Shortly after Richardson was released, Joe James, who, within two days of Ballard's death, had been labeled as "the negro who killed Clergy Ballard," was brought to trial.

Many black people in the city feared being attacked again if James was acquitted, packing their personal effects so they could leave town the moment the jury read its verdict. Judge Creighton also ordered a special venire of 100 jurors to be on hand. A total of 123 potential jurors were excused before the final jury was compiled. The defense barred men born in the south from serving on the jury. The defense also asked potential jurors to reveal where they were during the riotous attacks and to reveal if they harbored any prejudice toward black people.

During his incarceration, he "repeatedly" refused to enter a guilty plea of murder. He initially entered a plea of "not guilty," but his lawyers changed the plea right before the trial began, and entered one of "self defense."

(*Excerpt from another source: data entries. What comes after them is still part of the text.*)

Result: faster. 62.52 steps/s, median of 6 (+4.3%).

```diff
diff --git a/latticefold_amd/api.py b/latticefold_amd/api.py
--- a/latticefold_amd/api.py
+++ b/latticefold_amd/api.py
@@ -553,6 +553,16 @@
         _chk(_lib().lf_last_lin_split_rounds(self.h, C.byref(m)), "lf_last_lin_split_rounds")
         return m.value
 
+    def live_rows(self):
+        f = _lib().lfdbg_live_rows
+        f.argtypes, f.restype = [C.c_void_p], C.c_longlong
+        return f(self.h)
+
+    def lin_live_rounds(self):
+        f = _lib().lfdbg_last_lin_live_rounds
+        f.argtypes, f.restype = [C.c_void_p], C.c_int
+        return f(self.h)
+
     def fold_split_rounds(self):
         m = C.c_uint()
         _chk(_lib().lf_last_fold_split_rounds(self.h, C.byref(m)), "lf_last_fold_split_rounds")
diff --git a/latticefold_amd/csrc/lf_capi.cpp b/latticefold_amd/csrc/lf_capi.cpp
--- a/latticefold_amd/csrc/lf_capi.cpp
+++ b/latticefold_amd/csrc/lf_capi.cpp
@@ -1047,6 +1047,13 @@
 }
 extern "C" int lfdbg_i8g_wg(unsigned int *out512) { return out512 ? ajtai_i8g_read_wg(out512) : -1; }
 extern "C" unsigned lfdbg_i8g_planes_base(int ring, uint64_t base) { return ajtai_i8g_planes_base(ring == LF_RING_BABYBEAR ? ajtai_i8_babybear() : ajtai_i8_goldilocks(), base); }
+extern "C" long long lfdbg_live_rows(lf_ctx *c) { return c && !c->bb && c->have_ccs ? (long long)c->live_rows : -1; }
+extern "C" size_t lfdbg_live_rows_csr(unsigned t, size_t m, const uint32_t *const *rowptr) { return lflive::live_rows(t, m, rowptr); }
+extern "C" void lfdbg_live_schedule(size_t m, size_t live, int low, unsigned rounds, size_t *out) {
+    const lflive::Plan p = low ? lflive::plan(m, live, lflive::GRANULE_LOW, lflive::MIN_M_LOW) : lflive::plan(m, live, lflive::GRANULE, lflive::MIN_M);
+    for (unsigned i = 1; i <= rounds; i++) out[i - 1] = lflive::entries(p, i);
+}
+extern "C" int lfdbg_last_lin_live_rounds(lf_ctx *c) { return c && !c->bb ? (int)c->lin_live_rounds : -1; }
 int lf_last_fold_paths(lf_ctx *c, unsigned *sv_round_mask) {
     if (!c || !sv_round_mask) return LF_ERR_INVALID;
     *sv_round_mask = c->core_any().sv_round_mask;
diff --git a/latticefold_amd/csrc/lf_common.h b/latticefold_amd/csrc/lf_common.h
--- a/latticefold_amd/csrc/lf_common.h
+++ b/latticefold_amd/csrc/lf_common.h
@@ -81,6 +81,8 @@
     bool fold_sv_no_split = false;
     bool lin_no_split = false;
     size_t lin_split_min = (size_t)1 << 17;
+    bool no_live_rows = false;
+    bool live_rows_low = false;
     size_t fold_split_min = 8192;
     bool force_exchange = false;
     bool device_transcript = false;
@@ -112,6 +114,8 @@
         t.fold_no_r5tab = getenv("LF_FOLD_NO_R5TAB") != nullptr;
         t.lin_no_split = getenv("LF_LIN_NO_SPLIT") != nullptr;
         t.fold_sv_no_split = getenv("LF_FOLD_SV_NO_SPLIT") != nullptr;
+        t.no_live_rows = getenv("LF_NO_LIVE_ROWS") != nullptr;
+        t.live_rows_low = getenv("LF_LIVE_ROWS_LOW") != nullptr;
         t.fold_rounds_no_split = getenv("LF_FOLD_ROUNDS_NO_SPLIT") != nullptr;
         if (const char *e = getenv("LF_LIN_SPLIT_MIN")) t.lin_split_min = (size_t)atoll(e);
         if (const char *e = getenv("LF_FOLD_SPLIT_MIN")) t.fold_split_min = (size_t)atoll(e);
diff --git a/latticefold_amd/csrc/lf_ctx.h b/latticefold_amd/csrc/lf_ctx.h
--- a/latticefold_amd/csrc/lf_ctx.h
+++ b/latticefold_amd/csrc/lf_ctx.h
@@ -22,6 +22,7 @@
 #include "lf_common.h"
 #include "lf_dist.h"
 #include "lf_kernels.h"
+#include "lf_live_rows.h"
 #include "lf_sb.h"
 #include "lf_verify.h"
 
@@ -155,6 +156,11 @@
     lfdist::Comm comm[2];
     lfdist::Comm &cm() { assert(t_lane < 2); return comm[t_lane]; }
     bool ccs_general = false;
+    size_t live_rows = 0;
+    lflive::Plan live_plan() const {
+        if (tn.no_live_rows || sh_world > 1) return lflive::plan(m, m, 0, 0);
+        return tn.live_rows_low ? lflive::plan(m, live_rows, lflive::GRANULE_LOW, lflive::MIN_M_LOW) : lflive::plan(m, live_rows, lflive::GRANULE, lflive::MIN_M);
+    }
     size_t shc_r0 = (size_t)-1, shc_rcnt = 0, shc_lo = 0, shc_hi = 0;
     LinCombDesc desc{};
     std::vector<std::pair<const char *, double>> tl_marks;
@@ -176,6 +182,7 @@
     hipEvent_t ev_aux = nullptr;
     u64 *h_aux = nullptr;
     unsigned lin_split_rounds = 0;
+    unsigned lin_live_rounds = 0;
 
     unsigned char *stage[LF_NLANES] = {nullptr, nullptr, nullptr};
     size_t stage_off[LF_NLANES] = {0, 0, 0};
diff --git a/latticefold_amd/csrc/lf_fold.cpp b/latticefold_amd/csrc/lf_fold.cpp
--- a/latticefold_amd/csrc/lf_fold.cpp
+++ b/latticefold_amd/csrc/lf_fold.cpp
@@ -278,8 +278,16 @@
         u64 *zz1 = zz;
         if (s1 != s0) RET(c->tbuf("fold_zz1", (size_t)P.t * 24 * n, &zz1));
         RET(c->fork(s0, s1));
+        const bool one_pass = !c->tn.no_live_rows && !c->ccs_general && P.t <= 4 && !shard_tabs && c->sh_world == 1 && N <= m;
         for (int sd = 0; sd < 2; sd++) {
             hipStream_t st = sd ? s1 : s0;
+            if (one_pass) {
+                u64 *zb = sd ? zz1 : zz;
+                launch_lincomb_z(c->dcrt, S[sd].z, n, K, d_zp + (size_t)sd * K * P.t, P.t, n, zb, st);
+                launch_g_rows(c->dcrt, P.t, c->d_rowptr.data(), c->d_col.data(), c->d_val.data(), zb, (size_t)24 * n, n, c->live_rows, S[sd].planes, N, K,
+                              d_ap + (size_t)sd * K * 3, G[sd], m, st);
+                continue;
+            }
             RET(side_mz(sd, st, sd ? zz1 : zz, sd ? "spmv_zaos_R" : "spmv_zaos_L", zc_lo, zc_hi, g_r0, g_rcnt));
             launch_add_fhat_comb(c->dcrt, S[sd].planes, N, K, d_ap + (size_t)sd * K * 3, G[sd], m, st, g_r0, g_rcnt);
         }
diff --git a/latticefold_amd/csrc/lf_kernels.h b/latticefold_amd/csrc/lf_kernels.h
--- a/latticefold_amd/csrc/lf_kernels.h
+++ b/latticefold_amd/csrc/lf_kernels.h
@@ -71,6 +71,8 @@
                       u64 *out, hipStream_t s, u32 per_slot = 0);
 void launch_add_fhat_comb(const DevCrt &t, const int32_t *planes, size_t n_planes, u32 K, const Fq3Const *apow_dev ,
                           u64 *G, size_t m, hipStream_t s, size_t r0 = 0, size_t rcnt = (size_t)-1 );
+void launch_g_rows(const DevCrt &t, u32 nm, const u32 *const *rowptr, const u32 *const *col, const u64 *const *val, const u64 *z, size_t z_stride, size_t ldz, size_t live,
+                   const int32_t *planes, size_t n_planes, u32 K, const Fq3Const *apow_dev , u64 *G, size_t m, hipStream_t s);
 
 void launch_fix_ring(const DevCrt &t, const u64 *in, u64 *out, size_t n_in, Fq3Const r, hipStream_t s);
 void launch_fix_fq3(const DevCrt &t, const u64 *in, u64 *out, size_t n_in, Fq3Const r, hipStream_t s);
diff --git a/latticefold_amd/csrc/lf_kernels.hip b/latticefold_amd/csrc/lf_kernels.hip
--- a/latticefold_amd/csrc/lf_kernels.hip
+++ b/latticefold_amd/csrc/lf_kernels.hip
@@ -718,6 +718,66 @@
     if (K <= 16) hipLaunchKernelGGL(k_add_fhat_comb<4>, dim3(cdiv(r1 - r0, 256), 8), dim3(256), 0, s, planes, n_planes, K, apow_dev, G, m, r0, r1);
     else hipLaunchKernelGGL(k_add_fhat_comb<8>, dim3(cdiv(r1 - r0, 256), 8), dim3(256), 0, s, planes, n_planes, K, apow_dev, G, m, r0, r1);
 }
+template <bool NU, int NQ>
+__global__ void __launch_bounds__(256) k_g_rows(DevCrt t, SpmvSet ms, size_t ldz, size_t live, const int32_t *planes, size_t n_planes, u32 K, const Fq3Const *apow, u64 *G,
+                                                size_t m) {
+    __shared__ u64 T[3 * NQ * 16][4];
+    for (u32 e = threadIdx.x; e < 3 * NQ * 16; e += 256) {
+        u32 val = e % 16, q = (e / 16) % NQ, d = e / (16 * NQ);
+        Fq3 sum = fq3_zero();
+        for (u32 b = 0; b < 4; b++)
+            if (4 * q + b < K && ((val >> b) & 1)) {
+                Fq3Const a = apow[(4 * q + b) * 3 + d];
+                sum = fq3_add(sum, fq3_make(a.c[0], a.c[1], a.c[2]));
+            }
+        T[e][0] = sum.c[0]; T[e][1] = sum.c[1]; T[e][2] = sum.c[2]; T[e][3] = 0;
+    }
+    __syncthreads();
+    const size_t row = (size_t)blockIdx.x * 256 + threadIdx.x;
+    const u32 slot = blockIdx.y;
+    if (row >= m) return;
+    Fq3 acc = fq3_zero();
+    if (row < live) {
+#pragma unroll
+        for (u32 j = 0; j < 4; j++) {
+            if (j < ms.nm) {
+                const u32 *rp = ms.rowptr[j], *cl = ms.col[j];
+                for (u32 k = rp[row]; k < rp[row + 1]; k++) {
+                    const u64 *v = ms.val[j] + (size_t)k * 24 + 3 * slot;
+                    acc = fq3_add(acc, M3<NU>(fq3_make(v[0], v[1], v[2]), ld3(ms.z[j], ldz, slot, cl[k]), t.nu));
+                }
+            }
+        }
+    }
+    if (row < n_planes) {
+#pragma unroll
+        for (int d = 0; d < 3; d++) {
+            int32_t v = planes[(size_t)(8 * d + slot) * n_planes + row];
+            u32 mg = (u32)(v < 0 ? -v : v);
+            Fq3 part = fq3_zero();
+#pragma unroll
+            for (int q = 0; q < NQ; q++) {
+                const u64 *e = T[(d * NQ + q) * 16 + ((mg >> (4 * q)) & 15)];
+                part = fq3_add(part, fq3_make(e[0], e[1], e[2]));
+            }
+            acc = v < 0 ? fq3_sub(acc, part) : fq3_add(acc, part);
+        }
+    }
+    st3(G, m, slot, row, acc);
+}
+void launch_g_rows(const DevCrt &t, u32 nm, const u32 *const *rowptr, const u32 *const *col, const u64 *const *val, const u64 *z, size_t z_stride, size_t ldz, size_t live,
+                   const int32_t *planes, size_t n_planes, u32 K, const Fq3Const *apow_dev, u64 *G, size_t m, hipStream_t s) {
+    if (!m || nm > 4 || n_planes > m) return;
+    SpmvSet ms = {};
+    ms.nm = nm;
+    for (u32 j = 0; j < nm; j++) { ms.rowptr[j] = rowptr[j]; ms.col[j] = col[j]; ms.val[j] = val[j]; ms.z[j] = z + (size_t)j * z_stride; }
+    if (live > m) live = m;
+    const dim3 grid(cdiv(m, 256), 8);
+#define LF_GR(NUV, NQ) hipLaunchKernelGGL((k_g_rows<NUV, NQ>), grid, dim3(256), 0, s, t, ms, ldz, live, planes, n_planes, K, apow_dev, G, m)
+    if (K <= 16) { if (t.nu2p40) LF_GR(true, 4); else LF_GR(false, 4); }
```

James was represented, pro-bono, by the black attorneys Octavious V. Royall and A. Morris Williams. Royall requested a change of venue, noting his belief that James could not receive a fair trial in the county, but Judge James A. Creighton denied the request, stating:

In no county in the state does so little prejudice exist against the colored race as in the county of Sangamon.

As the trial began, several "Black Hand" letters were sent to Sheriff Werner, and left in the yard of the courthouse, threatening more violence if James was not hanged. The letters included demands such as: "If Joe James don't hang we are going to kill him and run every nigger out of town." An effigy of James was also hanged from a telephone pole at Third and Washington streets, with the message: "Nigger don't let the sun go down on you." The police excused the effigy as "a bit of humor."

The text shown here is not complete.